Every line in the records below with the string "bool" is to be copied out.

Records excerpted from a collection
*** Begin section ***
# anshium/visual-place-recognition-and-geopose-estimation

Hardware: AMD Instinct MI355X
Metric: images/sec end-to-end (backbone->SALAD->kNN->pose) (higher is better)
Workload: dtype bf16; 1 GPU; DINOv2 vit_large/14 (random init) + SALAD + bf16 kNN k=10 over a 100000-row x 8448 synthetic gallery sharded 1 way(s) + fused (lat,lon,sin,cos) head; 3x224x224 bf16 images; batch_per_gpu=64, global_batch=64, gallery_rows=100000, k=10, parallelism=dp1+gallery-shard1, batches_in_flight=1, graph_retrieval=False

## Files before the change

visual-place-recognition-and-geopose-estimation_amd/csrc/attention.hip:

```cpp
#include <stdlib.h>
#include "vpr_common.h"
#include "vpr_internal.h"

namespace vpr {

constexpr int AT_D = 64;
constexpr int AT_KP = 288;


__device__ __forceinline__ int vtile_off(int row, int chunk) { return row * 128 + ((chunk ^ (row & 7)) << 4); }

struct AttnCtx {
  const char* Ks; const char* Vs; const uint16_t* qb; long long tok_stride; int T, qcol, g, trq, trp;
  float scale_log2e; uint16_t* out; long long out_stride;
  long long row_base, tail_base; int Tp;
};
__device__ __forceinline__ long long attn_row(const AttnCtx& cx, int t) {
  return t < cx.Tp ? cx.row_base + t : cx.tail_base + (t - cx.Tp);
}
typedef __attribute__((ext_vector_type(4))) short s16x4;

__device__ __forceinline__ void attn_load_q(const AttnCtx& cx, int qt, bf16x8 (&bq)[2]) {
  const int qrow = min(qt * 16 + cx.qcol, cx.T - 1);
#pragma unroll
  for (int s = 0; s < 2; ++s)
    bq[s] = *reinterpret_cast<const bf16x8*>(cx.qb + attn_row(cx, qrow) * cx.tok_stride + 32 * s + 8 * cx.g);
}
__device__ __forceinline__ f32x4 attn_qk_block(const AttnCtx& cx, int kb, const bf16x8 (&bq)[2]) {
  f32x4 acc = {0.f, 0.f, 0.f, 0.f};
#pragma unroll
  for (int s = 0; s < 2; ++s)
    acc = __builtin_amdgcn_mfma_f32_16x16x32_bf16(lds_frag(cx.Ks, 16 * kb + cx.qcol, cx.g + 4 * s), bq[s], acc, 0, 0, 0);
  return acc;
}
__device__ __forceinline__ void attn_qk_all(const AttnCtx& cx, const bf16x8 (&bq)[2], f32x4 (&sc)[AT_KP / 16]) {
#pragma unroll
  for (int kb = 0; kb < AT_KP / 16; ++kb) {
    sc[kb] = attn_qk_block(cx, kb, bq);
    if ((kb % 3) == 2) __builtin_amdgcn_sched_barrier(0);
  }
}
__device__ __forceinline__ void attn_mask_block(f32x4& s, int kb, int klast, int lim) {
  if (kb > klast) {
    asm volatile("");
    s = f32x4{-INFINITY, -INFINITY, -INFINITY, -INFINITY};
  } else if (kb == klast) {
    asm volatile("");
#pragma unroll
    for (int e = 0; e < 4; ++e) s[e] = e < lim ? s[e] : -INFINITY;
  }
}
__device__ __forceinline__ float attn_rowmax(const AttnCtx& cx, f32x4 (&sc)[AT_KP / 16]) {
  const int klast = (cx.T - 1) >> 4;
  const int lim = cx.T - 16 * klast - 4 * cx.g;
  if (klast < AT_KP / 16 - 2) {
#pragma unroll
    for (int kb = 0; kb < AT_KP / 16 - 2; ++kb) attn_mask_block(sc[kb], kb, klast, lim);
  }
#pragma unroll
  for (int kb = AT_KP / 16 - 2; kb < AT_KP / 16; ++kb) attn_mask_block(sc[kb], kb, klast, lim);
  float mx = sc[0][0];
#pragma unroll
  for (int kb = 0; kb < AT_KP / 16; ++kb) {
    mx = fmaxf(fmaxf(mx, sc[kb][0]), sc[kb][1]);
    mx = fmaxf(fmaxf(mx, sc[kb][2]), sc[kb][3]);
  }
  mx = fmaxf(mx, __shfl_xor(mx, 16, 64));
  return fmaxf(mx, __shfl_xor(mx, 32, 64));
}
__device__ __forceinline__ void attn_phase1(const AttnCtx& cx, f32x4 (&sc)[AT_KP / 16], float mx,
                                             bf16x8 (&pb)[AT_KP / 32], bool has_next, const bf16x8 (&bq)[2]) {
  const float nm = -mx * cx.scale_log2e;
#pragma unroll
  for (int t = 0; t < AT_KP / 32; ++t) {
    float p[8];
#pragma unroll
    for (int e = 0; e < 4; ++e) {
      p[e] = __builtin_amdgcn_exp2f(fmaf(sc[2 * t][e], cx.scale_log2e, nm));
      p[4 + e] = __builtin_amdgcn_exp2f(fmaf(sc[2 * t + 1][e], cx.scale_log2e, nm));
    }
    if (has_next) {
      sc[2 * t] = attn_qk_block(cx, 2 * t, bq);
      sc[2 * t + 1] = attn_qk_block(cx, 2 * t + 1, bq);
    }
#pragma unroll
    for (int j = 0; j < 8; ++j) pb[t][j] = (__bf16)p[j];
  }
}
__device__ __forceinline__ float attn_phase2(const AttnCtx& cx, const bf16x8 (&pb)[AT_KP / 32], int qt, bool has_next, f32x4 (&sn)[AT_KP / 16]) {
  const bf16x8 ones = {(__bf16)1.f, (__bf16)1.f, (__bf16)1.f, (__bf16)1.f, (__bf16)1.f, (__bf16)1.f, (__bf16)1.f, (__bf16)1.f};
  f32x4 sacc = {0.f, 0.f, 0.f, 0.f};
#pragma unroll
  for (int t = 0; t < AT_KP / 32; ++t) sacc = __builtin_amdgcn_mfma_f32_16x16x32_bf16(ones, pb[t], sacc, 0, 0, 0);
  f32x4 oacc[4];
#pragma unroll
  for (int db = 0; db < 4; ++db) {
    oacc[db] = f32x4{0.f, 0.f, 0.f, 0.f};
#pragma unroll
    for (int t = 0; t < AT_KP / 32; ++t) {
      const int r0 = 32 * t + 4 * cx.g + cx.trq;
      const s16x4 lo = __builtin_amdgcn_ds_read_tr16_b64_v4i16(
          (__attribute__((address_space(3))) s16x4*)(cx.Vs + vtile_off(r0, 2 * db + (cx.trp >> 1)) + 8 * (cx.trp & 1)));
      const s16x4 hi = __builtin_amdgcn_ds_read_tr16_b64_v4i16(
          (__attribute__((address_space(3))) s16x4*)(cx.Vs + vtile_off(r0 + 16, 2 * db + (cx.trp >> 1)) + 8 * (cx.trp & 1)));
      const s16x8 av = {lo[0], lo[1], lo[2], lo[3], hi[0], hi[1], hi[2], hi[3]};
      oacc[db] = __builtin_amdgcn_mfma_f32_16x16x32_bf16(__builtin_bit_cast(bf16x8, av), pb[t], oacc[db], 0, 0, 0);
      if ((t % 3) == 2) __builtin_amdgcn_sched_barrier(0);
    }
  }
  const float inv = 1.0f / sacc[0];
  float mxn = 0.f;
  if (has_next) mxn = attn_rowmax(cx, sn);
  const int q = qt * 16 + cx.qcol;
  if (q < cx.T) {
    uint16_t* orow = cx.out + attn_row(cx, q) * cx.out_stride;
#pragma unroll
    for (int db = 0; db < 4; ++db) {
      ushort4 o;
      o.x = f32_to_bf16_bits(oacc[db][0] * inv);
      o.y = f32_to_bf16_bits(oacc[db][1] * inv);
      o.z = f32_to_bf16_bits(oacc[db][2] * inv);
      o.w = f32_to_bf16_bits(oacc[db][3] * inv);
      *reinterpret_cast<ushort4*>(orow + 16 * db + 4 * cx.g) = o;
    }
  }
  return mxn;
}

template <int NW, bool PIPE, int ABL = 0>
__global__ __launch_bounds__(NW * 64, NW / 2) void attention_kernel(
    const uint16_t* __restrict__ qkv, uint16_t* __restrict__ out, int T, int Tp, long long tail_row0, int H,
    float scale_log2e, int dephase) {
  extern __shared__ __attribute__((aligned(16))) char smem[];
  if (dephase > 0 && blockIdx.x >= 256 && blockIdx.x < 512)
    for (int i = 0; i < dephase; ++i) __builtin_amdgcn_s_sleep(33);
  char* Ks = smem;
  char* Vs = smem + AT_KP * 128;
  const int bh = blockIdx.x, b = bh / H, h = bh % H;
  const int tid = threadIdx.x, lane = tid & 63, wave = tid >> 6;
  const long long tok_stride = 3LL * H * AT_D;
  const uint16_t* qb = qkv + (long long)h * AT_D;
  const uint16_t* kb_ = qb + (long long)H * AT_D;
  const uint16_t* vb = qb + 2LL * H * AT_D;

  constexpr int NT = NW * 64;
  constexpr int AT_MAXT = (AT_KP / 16 + NW - 1) / NW;
  bf16x8 qf[AT_MAXT][2];
  {
    AttnCtx c0;
    c0.qb = qb; c0.tok_stride = tok_stride; c0.T = T; c0.qcol = lane & 15; c0.g = lane >> 4;
    c0.Tp = Tp; c0.row_base = (long long)b * Tp; c0.tail_base = tail_row0 + (long long)b * (T - Tp);
#pragma unroll
    for (int j = 0; j < AT_MAXT; ++j) attn_load_q(c0, min(wave + NW * j, ((T + 15) >> 4) - 1), qf[j]);
  }
  constexpr int NLD = (AT_KP * 8 + NT - 1) / NT;
  s16x8 kreg[NLD], vreg[NLD];
#pragma unroll
  for (int it = 0; it < NLD; ++it) {
    const int i = min(tid + NT * it, AT_KP * 8 - 1);
    const int key = i >> 3, ch = i & 7;
    const int kc = key < T ? key : T - 1;
    const long long krow = kc < Tp ? (long long)b * Tp + kc : tail_row0 + (long long)b * (T - Tp) + (kc - Tp);
    kreg[it] = *reinterpret_cast<const s16x8*>(kb_ + krow * tok_stride + ch * 8);
    vreg[it] = *reinterpret_cast<const s16x8*>(vb + krow * tok_stride + ch * 8);
  }
#pragma unroll
  for (int it = 0; it < NLD; ++it) {
    const int i = min(tid + NT * it, AT_KP * 8 - 1);
    const int key = i >> 3, ch = i & 7;
    const s16x8 z = {0, 0, 0, 0, 0, 0, 0, 0};
    const s16x8 kv = key < T ? kreg[it] : z, vv = key < T ? vreg[it] : z;
    *reinterpret_cast<s16x8*>(Ks + tile_off(key, ch)) = kv;
    *reinterpret_cast<s16x8*>(Vs + vtile_off(key, ch)) = vv;
  }
  __syncthreads();

  if (ABL == 3) return;
  const int qcol = lane & 15, g = lane >> 4;
  const int ntile = (T + 15) >> 4;

  AttnCtx cx;
  cx.Ks = Ks; cx.Vs = Vs; cx.qb = qb; cx.tok_stride = tok_stride; cx.T = T; cx.qcol = qcol; cx.g = g;
  cx.trq = (lane & 15) >> 2; cx.trp = lane & 3; cx.scale_log2e = scale_log2e;
  cx.out = out + (long long)h * AT_D; cx.out_stride = (long long)H * AT_D;
  cx.Tp = Tp; cx.row_base = (long long)b * Tp; cx.tail_base = tail_row0 + (long long)b * (T - Tp);

  f32x4 sc[AT_KP / 16];
  bf16x8 pb[AT_KP / 32];
  if (wave >= ntile) return;
  if constexpr (PIPE) {
    attn_qk_all(cx, qf[0], sc);
    float mx = attn_rowmax(cx, sc);
#pragma unroll
    for (int j = 0; j < AT_MAXT; ++j) {
      const int qt = wave + NW * j;
      if (qt < ntile) {
        const bool has_next = qt + NW < ntile;
        attn_phase1(cx, sc, mx, pb, has_next, qf[j + 1 < AT_MAXT ? j + 1 : j]);
        mx = attn_phase2(cx, pb, qt, has_next, sc);
      }
    }
  } else {
#pragma unroll
    for (int j = 0; j < AT_MAXT; ++j) {
      const int qt = wave + NW * j;
      if (qt < ntile) {
        attn_qk_all(cx, qf[j], sc);
        if (ABL == 4) {
          float a = 0.f;
#pragma unroll
          for (int kb = 0; kb < AT_KP / 16; ++kb) a += sc[kb][0] + sc[kb][1] + sc[kb][2] + sc[kb][3];
          if (qt * 16 + cx.qcol < T) cx.out[attn_row(cx, qt * 16 + cx.qcol) * cx.out_stride + 4 * cx.g] = f32_to_bf16_bits(a);
          continue;
        }
        const float mx = attn_rowmax(cx, sc);
        attn_phase1(cx, sc, mx, pb, false, qf[j]);
        if (ABL == 2) {
          float a = 0.f;
#pragma unroll
          for (int t = 0; t < AT_KP / 32; ++t)
#pragma unroll
            for (int e = 0; e < 8; ++e) a += (float)pb[t][e];
          if (qt * 16 + cx.qcol < T) cx.out[attn_row(cx, qt * 16 + cx.qcol) * cx.out_stride + 4 * cx.g] = f32_to_bf16_bits(a);
          continue;
        }
        attn_phase2(cx, pb, qt, false, sc);
      }
    }
  }
}
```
*** End section ***
Response to this task:
                                             bf16x8 (&pb)[AT_KP / 32], bool has_next, const bf16x8 (&bq)[2]) {
__device__ __forceinline__ float attn_phase2(const AttnCtx& cx, const bf16x8 (&pb)[AT_KP / 32], int qt, bool has_next, f32x4 (&sn)[AT_KP / 16]) {
template <int NW, bool PIPE, int ABL = 0>
        const bool has_next = qt + NW < ntile;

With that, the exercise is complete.